I conjecture that the value of "b" does have effects
on the axis of symmetry. The equation of the axis of symmetry
is found by averaging the x-coordinates of the x-intercepts. Therefore,
[((-b + sqrt(b^{2} - 4))/2) + ((-b - sqrt(b^{2}
- 4))/2)]/2 = (-2b/2)/2 = -b/2. So the equation of the axis of
symmetry is x = -b/2. Thus, the value of "b" affects
the location of the axis of symmetry. Furthermore, if "b"
is positive, the equation of the axis of symmetry is negative,
and so the axis of symmetry (and vertex) will be to the left of
the y-axis. If "b" is negative, the equation of the
axis of symmetry is positive, and so the axis of symmetry (and
vertex) will be to the right of the y-axis.

Since the vertex of the parabola is on the axis of symmetry,
it follows that the vertex must be affected by the value of "a."
The x-coordinate of the axis of symmetry is -b/2, and the y-coordinate
can be found by substituting this value into the equation y =
x^{2} + bx + 1. By doing so, y = (-b/2)^{2} +
b(-b/2) + 1 = b^{2}/4 - b^{2}/2 + 1 = b^{2}/4
- 2b^{2}/4 + 4/4 = (-b^{2} + 4)/4.

Finally, the value of "b" seems to have no bearing on whether the parabola opens up or down.

In this section, I examine the effects on varying the values
of "c" using the equation y = x^{2}+ x + c (notice
the values of "a" and "b" are fixed at one).

1) This graph was created using "c" values of -2
(**red**), -1 (**green**),
0 (**turquoise**), 1 (**blue**), and 2 (**purple**).

2) This graph was created using "c" values of -5
(**red**), -4(**green**),
-3 (**turquoise**), -2 (**blue**), and -1 (**purple**).

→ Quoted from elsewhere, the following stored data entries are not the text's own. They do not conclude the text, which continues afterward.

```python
def _parse_offsets_enum() -> Dict[str, int]:
    src = open(os.path.join(_HERE, "csrc", "avc_common.h")).read()
    body = re.search(r"enum AvcOff \{(.*?)\};", src, re.S).group(1)
    body = re.sub(r"//[^\n]*", "", body)
    names = [n.strip().split("=")[0].strip() for n in body.split(",") if n.strip()]
    return {n: i for i, n in enumerate(names)}


OFF = _parse_offsets_enum()
OFF_COUNT = OFF["OFF_COUNT"]

# ... 414 lines not shown
                  cs_size=ST * 32 + 48, cs_src=np.asarray(cs_src, np.int64), cs_tgt=np.asarray(cs_tgt, np.int64),
                  cs_scale=np.full(len(cs_src), 1 / SQ2, np.float32))


def layout_for(spec: NetSpec) -> Layout:
    return build_layout(spec.H, spec.NMID, spec.NCMID)


def region_local_pairs(lay: Layout) -> np.ndarray:
    ft = lay.panel["FTILES"]
    out = np.asarray(lay.pairs, dtype=np.int32).reshape(-1, 8).copy()
    out[:, 0] -= np.where(out[:, 6] == 1, ft, 0)
    out[:, 2] -= np.where(out[:, 7] == 1, ft, 0)
    assert (out[:, 0] >= 0).all() and (out[:, 2] >= 0).all()
    return np.ascontiguousarray(out)
```

### include/avc.h

```cpp
#ifndef AVC_H
#define AVC_H
#ifdef __cplusplus
extern "C" {
#endif

#define AVC_NET_FULL 0
#define AVC_NET_SMALL 1

#define AVC_ABI_VERSION 2

const char* avc_last_error(void);
int avc_version(void);
int avc_num_offsets(void);

int avc_sdf_forward(int net, const float* pts, const float* rays_o, const float* rays_d, const float* z, int S,
                    int ldz, long npts, const void* wf16, const float* tab, const int* offs ,
                    float* sdf_out, const int* slot, int ld_out, void* stream);

int avc_upsample_step(const float* rays_o, const float* rays_d, const float* z_in, const float* sdf_in, int R,
                      int n, int m, float inv_s, float* z_out, float* sdf_out, float* z_new, int* slot_new,
                      void* stream);
int avc_upsample_step_lanes(const float* rays_o, const float* rays_d, const float* z_in, const float* sdf_in, int R,
                            int n, int m, float inv_s, float* z_out, float* sdf_out, float* z_new, int* slot_new,
                            int lanes_per_ray, void* stream);
// ... 24 lines not shown
int avc_mask_u16_per_block(int net);
int avc_render_points_fwd_train(int net, const float* pts, const float* rays_o, const float* rays_d, const float* z,
                                int S, int ldz, float sample_dist, long npts, const void* wf16, const float* tab,
                                const int* offs , float* sdf_out, float* normal_out, float* rgb_out,
                                long max_waves, void* fpanels, void* masks, void* stream);

int avc_bwd_colsum_floats(int net);
long avc_bwd_colsum_rows(long npts, long max_waves);
int avc_render_points_bwd(int net, const float* pts, const float* rays_o, const float* rays_d, const float* z,
                          int S, int ldz, float sample_dist, long npts, const void* wbf16, const float* tab,
                          const int* offs , const float* d_sdf, const float* d_normal, const float* d_rgb,
                          const float* rgb_fwd, const void* fpanels, void* gpanels, const void* masks, float* colsum,
                          long max_waves, void* stream);

int avc_weight_grad_all(const void* fpanels, int ftiles, const void* gpanels, int gtiles, int npairs,
                        const int* pairs , long nblk, float* partial, float* bias_partial, int nsplit,
                        int out_stride, int bias_stride, void* stream);

int avc_weight_grad_reduce(const float* partial, const float* bias_partial, int nsplit, int out_stride, int bias_stride, int gout_size,
                           int gbias_size, float* acc, int accumulate, void* stream);
int avc_weight_grad_unpack(const float* acc, const int* off, const int* src, const float* scale, int nparam, float* grad, void* stream);

int avc_shade_loss_blocks(int P);
int avc_shade_loss_fwd(const float* color, const float* extra, const float* wsum, const float* nsum, const float* true_rgb,
                       const float* mask, const int* ray_of_pixel, const float* bg, float bg_const, const float* light, int P,
                       int img0_is_extra, float* images, float* partial, float* sums, unsigned* ticket, void* stream);
int avc_shade_loss_bwd(const float* color, const float* extra, const float* wsum, const float* nsum, const float* true_rgb,
                       const float* mask, const int* ray_of_pixel, const float* light, int P, int img0_is_extra, const float* dimg0,
                       const float* dimg1, const float* gs, float* dcolor, float* dextra, float* dwsum, float* dnsum, void* stream);
int avc_pack_params(const float* flat, int nparam, const long* idx16, const float* scale16, int n16, const long* idx32,
                    const float* scale32, int n32, void* w_f16, void* w_bf16, float* tab, void* stream);
// ... 58 lines not shown
```

Measured before the change: 2.284 million.

## Rebuild SDF and D2 gradient tiles inside weight-grad instead of storing panels

The backward pass no longer writes the SDF-gradient tile and the second color-hidden ReLU-gradient tiles to global gradient panels. The weight-gradient kernel recomputes them in LDS instead: the SDF tile from the raw d_sdf values, and D2 with one MFMA per wave from the stored d_out tile, the transposed weights and the ReLU masks. This removes global write and read traffic for those panels and shrinks the panel stride. In exchange it adds recompute, an extra barrier per block and more ABI and packing complexity in the weight-gradient loop.

```diff
diff --git a/avatarclip_amd/csrc/avc_bwd_body.h b/avatarclip_amd/csrc/avc_bwd_body.h
--- a/avatarclip_amd/csrc/avc_bwd_body.h
+++ b/avatarclip_amd/csrc/avc_bwd_body.h
@@ -189,11 +189,11 @@
             OUT[2 * t][j] = (__bf16)(((bits >> relu_mask_bit(j)) & 1u) ? acc[j] : 0.f);                      \
             OUT[2 * t + 1][j] = (__bf16)(((bits >> relu_mask_bit(8 + j)) & 1u) ? acc[8 + j] : 0.f); }        \
           pin2(OUT[2 * t], OUT[2 * t + 1]);                                                                  \
-          tile_store<false>(tiles, (PT) + t, OUT[2 * t], OUT[2 * t + 1]);)
+          if constexpr ((PT) >= 0) tile_store<false>(tiles, (PT) + t, OUT[2 * t], OUT[2 * t + 1]);)
     b8 dl[N::HK];
     b8 d1[N::HK];
     if constexpr (N::NCMID == 1) {
-      layer_s<b8, 1, N::HT>(sg, Wb, o.v[OFF_CHT], nxt<N, OFF_CM0T>(sg, Wb, o), dof, AVC_RELU_BWD(dl, m2, L::G_D2));
+      layer_s<b8, 1, N::HT>(sg, Wb, o.v[OFF_CHT], nxt<N, OFF_CM0T>(sg, Wb, o), dof, AVC_RELU_BWD(dl, m2, -1));
       layer_s<b8, N::HK, N::HT>(sg, Wb, o.v[OFF_CM0T], nxt<N, OFF_C0T>(sg, Wb, o), dl, AVC_RELU_BWD(d1, m1, L::G_D1));
     } else {
       layer_s<b8, 1, N::HT>(sg, Wb, o.v[OFF_CHT], nxt<N, OFF_C0T>(sg, Wb, o), dof, AVC_RELU_BWD(d1, m1, L::G_D1));
@@ -219,14 +219,6 @@
   }
   const float dsdf = dsdf_in;
   const float dsdfS = dsdf * AVC_S;
-  {
-    b8 fs = zero_frag<b8>();
-    if (h == 0) {
-      fs[0] = (__bf16)dsdf;
-      fs[1] = (__bf16)(dsdf - (float)fs[0]);
-    }
-    tile_store<false>(tiles, L::G_SDF, fs, zero_frag<b8>());
-  }
   b8 gbs[N::SK];
   b8 dfeat[N::HK];
   auto load_dfeat = [&]() __attribute__((always_inline)) {
diff --git a/avatarclip_amd/csrc/avc_mlp.h b/avatarclip_amd/csrc/avc_mlp.h
--- a/avatarclip_amd/csrc/avc_mlp.h
+++ b/avatarclip_amd/csrc/avc_mlp.h
@@ -395,10 +395,8 @@
   static constexpr int G_ABM = G_AB1 + HT;
   static constexpr int G_ABS = G_ABM + NM * HT;
   static constexpr int G_DFEAT = G_ABS + ST;
-  static constexpr int G_SDF = G_DFEAT + HT;
-  static constexpr int G_D1 = G_SDF + 1;
-  static constexpr int G_D2 = G_D1 + HT;
-  static constexpr int G_DO = G_D2 + NC * HT;
+  static constexpr int G_D1 = G_DFEAT + HT;
+  static constexpr int G_DO = G_D1 + HT;
   static constexpr int G_TILES = G_DO + 1;
   static constexpr int MASK_U16 = 2 * HT * 64;
   static constexpr int CS_FLOATS = ST * 32 + 48;
diff --git a/avatarclip_amd/csrc/avc_wgrad.hip b/avatarclip_amd/csrc/avc_wgrad.hip
--- a/avatarclip_amd/csrc/avc_wgrad.hip
+++ b/avatarclip_amd/csrc/avc_wgrad.hip
@@ -3,33 +3,24 @@
 
 #include "avc_wgrad_body.h"
 
-template <int NI, int NK>
-__device__ __forceinline__ void weight_grad_body(char* lds, const WgRegions& rg, int pa, int ta_n, int pb,
-                                                 int tb_n, int type_a, int type_b, long nblk, float* __restrict__ partial,
-                                                 float* __restrict__ bias_partial, int out_elems, int bias_elems, int WA) {
+template <int NI, int NK, int RB = 0>
+__device__ __forceinline__ void weight_grad_body(char* lds, const WgRegions& rg, const WgRebuild& rb, int pa, int ta_n, int pb,
+                                                 int tb_n, int type_a, int type_b, int na, int nb, int code, long nblk,
+                                                 float* __restrict__ partial, float* __restrict__ bias_partial, int out_elems,
+                                                 int bias_elems, int WA) {
   const int lane = threadIdx.x & 63;
   const int wv = __builtin_amdgcn_readfirstlane((int)(threadIdx.x >> 6));
   const int WB = 8 / WA;
   const int wa = wv % WA, wb = wv / WA;
   const int split = blockIdx.x, nsplit = gridDim.x;
   const long b0 = nblk * split / nsplit, b1 = nblk * (split + 1) / nsplit;
-  const int ntile = ta_n + tb_n;
-  const int nchunk = ntile * 2;
+  const WgJob job = wg_job<RB>(rg, rb, pa, ta_n, pb, tb_n, type_a, type_b, na, nb, code);
+  const int nchunk = 2 * (na + nb) + wg_side_chunks(job.code);
   const int my_chunks = (nchunk - wv + 7) >> 3;
   constexpr int slot_bytes = WG_BUF_BYTES, depth = WG_DEPTH;
   const int src_lo = ((lane >> 2) & 3) * 32 + 4 * (lane >> 4) + (lane & 3);
-  const char* const base_a = (type_a ? rg.base[1] : rg.base[0]) + (long)pa * 2048;
-  const char* const base_b = (type_b ? rg.base[1] : rg.base[0]) + (long)pb * 2048;
-  const long stride_a = type_a ? rg.stride[1] : rg.stride[0], stride_b = type_b ? rg.stride[1] : rg.stride[0];
-  auto issue = [&](long blk, int slot) {
-    for (int c = wv; c < nchunk; c += 8) {
-      const int tix = c >> 1;
-      const char* tb_ = tix < ta_n ? base_a + blk * stride_a + (long)tix * 2048 : base_b + blk * stride_b + (long)(tix - ta_n) * 2048;
-      const char* g = tb_ + (src_lo + (c & 1) * 16) * 16;
-      __builtin_amdgcn_global_load_lds((const __attribute__((address_space(1))) void*)g,
-                                       (__attribute__((address_space(3))) void*)(lds + slot * slot_bytes + c * 1024), 16, 0, WG_DMA_AUX);
-    }
-  };
+  auto issue = [&](long blk, int slot) { wg_issue(job, lds + slot * slot_bytes, blk, wv, lane, src_lo); };
+  wg_rebuild_setup(job, rb, lds, wv, lane);
   const int lane_off = (((lane >> 5) * 2) * 16 + (((lane >> 4) & 1) * 2 + (lane & 1)) * 4 + ((lane & 15) >> 2)) * 16 + 8 * ((lane & 3) >> 1);
   facc acc[NI * NK];
 #pragma unroll
@@ -50,6 +41,7 @@
     __builtin_amdgcn_s_barrier();
     __builtin_amdgcn_sched_barrier(0);
     if (blk + depth - 1 < b1) { int ns = slot + depth - 1; if (ns >= depth) ns -= depth; issue(blk + depth - 1, ns); }
+    wg_rebuild(job, lds, (lds_char*)(lds + slot * slot_bytes), blk, wv, lane);
     lds_char* buf = (lds_char*)(lds + slot * slot_bytes) + lane_off;
     b8 a[NI][2];
 #pragma unroll
@@ -123,7 +115,7 @@
   }
 }
 
-__device__ __forceinline__ void weight_grad_body_9x9(char* lds, const WgRegions& rg, int pa, int pb, int type_a,
+__device__ __forceinline__ void weight_grad_body_9x9(char* lds, const WgRegions& rg, const WgRebuild& rb, int pa, int pb, int type_a,
                                                      int type_b, long nblk, float* __restrict__ partial,
                                                      float* __restrict__ bias_partial, int out_elems, int bias_elems) {
   constexpr int TA = 9, TB = 9, NT = TA + TB;
@@ -132,21 +124,12 @@
   const int wa = wv & 3, wb = wv >> 2;
   const int split = blockIdx.x, nsplit = gridDim.x;
   const long b0 = nblk * split / nsplit, b1 = nblk * (split + 1) / nsplit;
-  constexpr int nchunk = NT * 2;
+  static_assert(NT <= WG_TILES_MAX, "LDS ring slot too small");
+  const WgJob job = wg_job<1 << WG_RB_SDF>(rg, rb, pa, TA, pb, TB, type_a, type_b, TA - 1, TB, WG_RB_SDF);
+  constexpr int nchunk = 2 * (TA - 1 + TB) + 1;
   const int my_chunks = (nchunk - wv + 7) >> 3;
   const int src_lo = ((lane >> 2) & 3) * 32 + 4 * (lane >> 4) + (lane & 3);
-  const char* const base_a = (type_a ? rg.base[1] : rg.base[0]) + (long)pa * 2048;
-  const char* const base_b = (type_b ? rg.base[1] : rg.base[0]) + (long)pb * 2048;
-  const long stride_a = type_a ? rg.stride[1] : rg.stride[0], stride_b = type_b ? rg.stride[1] : rg.stride[0];
-  auto issue = [&](long blk, int slot) {
-    for (int c = wv; c < nchunk; c += 8) {
-      const int tix = c >> 1;
-      const char* tb_ = tix < TA ? base_a + blk * stride_a + (long)tix * 2048 : base_b + blk * stride_b + (long)(tix - TA) * 2048;
-      const char* g = tb_ + (src_lo + (c & 1) * 16) * 16;
-      __builtin_amdgcn_global_load_lds((const __attribute__((address_space(1))) void*)g,
-                                       (__attribute__((address_space(3))) void*)(lds + slot * WG_BUF_BYTES + c * 1024), 16, 0, WG_DMA_AUX);
-    }
-  };
+  auto issue = [&](long blk, int slot) { wg_issue(job, lds + slot * WG_BUF_BYTES, blk, wv, lane, src_lo); };
   const int lane_off = (((lane >> 5) * 2) * 16 + (((lane >> 4) & 1) * 2 + (lane & 1)) * 4 + ((lane & 15) >> 2)) * 16 + 8 * ((lane & 3) >> 1);
   facc acc[10], ex[2];
 #pragma unroll
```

3) This graph was created using "c" values of 1 (**red**), 2 (**green**),
3 (**turquoise**), 4 (**blue**), and 5 (**purple**).

To see a QuickTime movie of y = x^{2} + x + c as the
values of "c" vary from -10 to 10 and back, click **here**.

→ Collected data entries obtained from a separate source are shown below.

template <bool RED>
__device__ __forceinline__ void dma_weights(const bf16_t* W, int rows, int cols, bf16_t* img, int wave, int lane) {
  const int windows = cols >> 7, count = (rows >> 2) * windows;
  for (int idx = wave; idx < count; idx += MLP2_WAVES) {
    const int win = idx % windows, blk = idx / windows;
    const int row = blk * 4 + (lane >> 4);
    const int chunk = (lane & 15) ^ (RED ? swz_red(row) : swz_row(row));
    glds16(W + (int64_t)row * cols + win * 128 + chunk * 8, img + win * MLP2_IMG + blk * 4 * 128);
  }
}

__device__ __forceinline__ uint2 pack_bf4(const float (&v)[4]) {
  f32x2 lo = {v[0], v[1]}, hi = {v[2], v[3]};
  uint2 o;
  o.x = __builtin_bit_cast(uint32_t, __builtin_convertvector(lo, bf16x2_t));
  o.y = __builtin_bit_cast(uint32_t, __builtin_convertvector(hi, bf16x2_t));
  return o;
}
__device__ __forceinline__ void unpack_bf4(uint2 r, float (&v)[4]) {
  v[0] = __uint_as_float(r.x << 16); v[1] = __uint_as_float(r.x & 0xffff0000u);
  v[2] = __uint_as_float(r.y << 16); v[3] = __uint_as_float(r.y & 0xffff0000u);
}
__device__ __forceinline__ bf16x8_t lds_b128(const bf16_t* img, int byte_off) {
  return *reinterpret_cast<const bf16x8_t*>(reinterpret_cast<const char*>(img) + byte_off);
}
__device__ __forceinline__ bf16x8_t lds_tr_operand(const bf16_t* img, int byte_off) {
  typedef __attribute__((address_space(3))) s16x4_t lds_s16x4_t;
  const char* p = reinterpret_cast<const char*>(img) + byte_off;
  s16x4_t lo = __builtin_amdgcn_ds_read_tr16_b64_v4i16((lds_s16x4_t*)(p));
  s16x4_t hi = __builtin_amdgcn_ds_read_tr16_b64_v4i16((lds_s16x4_t*)(p + 4 * 256));
  s16x8_t v = __builtin_shufflevector(lo, hi, 0, 1, 2, 3, 4, 5, 6, 7);
  return __builtin_bit_cast(bf16x8_t, v);
}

Based on the example graphs, it seems obvious that the value
of "c" has some effect on the x-intercepts of the graph.
I can check this by completing the square on the equation x^{2}
+ x + c = 0. First, x^{2} + x + 1/4 = -c + 1/4. Factoring
on the left gives (x + 1/2)^{2} = (-4c + 1)/4. Taking
the square root of each side leaves x + 1/2 = +/- sqrt(1 - 4c)/2.
Finally, x = (-1 +/- sqrt(1 - 4c))/2. Since the variable "c"
is left in the equation, I know that its value affects the location
of the x-intercepts.

Obviously, the value of "c" affects the y-intercept
of the graph. This should make sense, because to find the y-intercept
of a graph, we let x = 0. If x = 0 in the above situation, then
the equation y = x^{2} + x + c reduces to y = c. Therefore,
the value of "c" __is__ the y-intercept of the graph.

I conjecture that the value of "c" does __not__
have effects on the axis of symmetry. The equation of the axis
of symmetry is found by averaging the x-coordinates of the x-intercepts.
Therefore, [((-1 + sqrt(1 - 4c))/2) + ((-1 - sqrt(1 - 4c))/2)]/2
= (-2/2)/2 = -1/2. So the equation of the axis of symmetry is
x = -1/2. Thus, the value of "c" has no effect on the
location of the axis of symmetry.

But I do submit that the vertex must is affected by the value
of "c." The x-coordinate of the axis of symmetry is
-1/2, and the y-coordinate can be found by substituting this value
into the equation y = x^{2} + x + c. By doing so, y =
(-1/2)^{2} + (-1/2) + c = 1/4 - 1/2 + c = 1/4 - 2/4 +
4c/4 = (4c - 1)/4.

Finally, the value of "c" seems to have no bearing on whether the parabola opens up or down.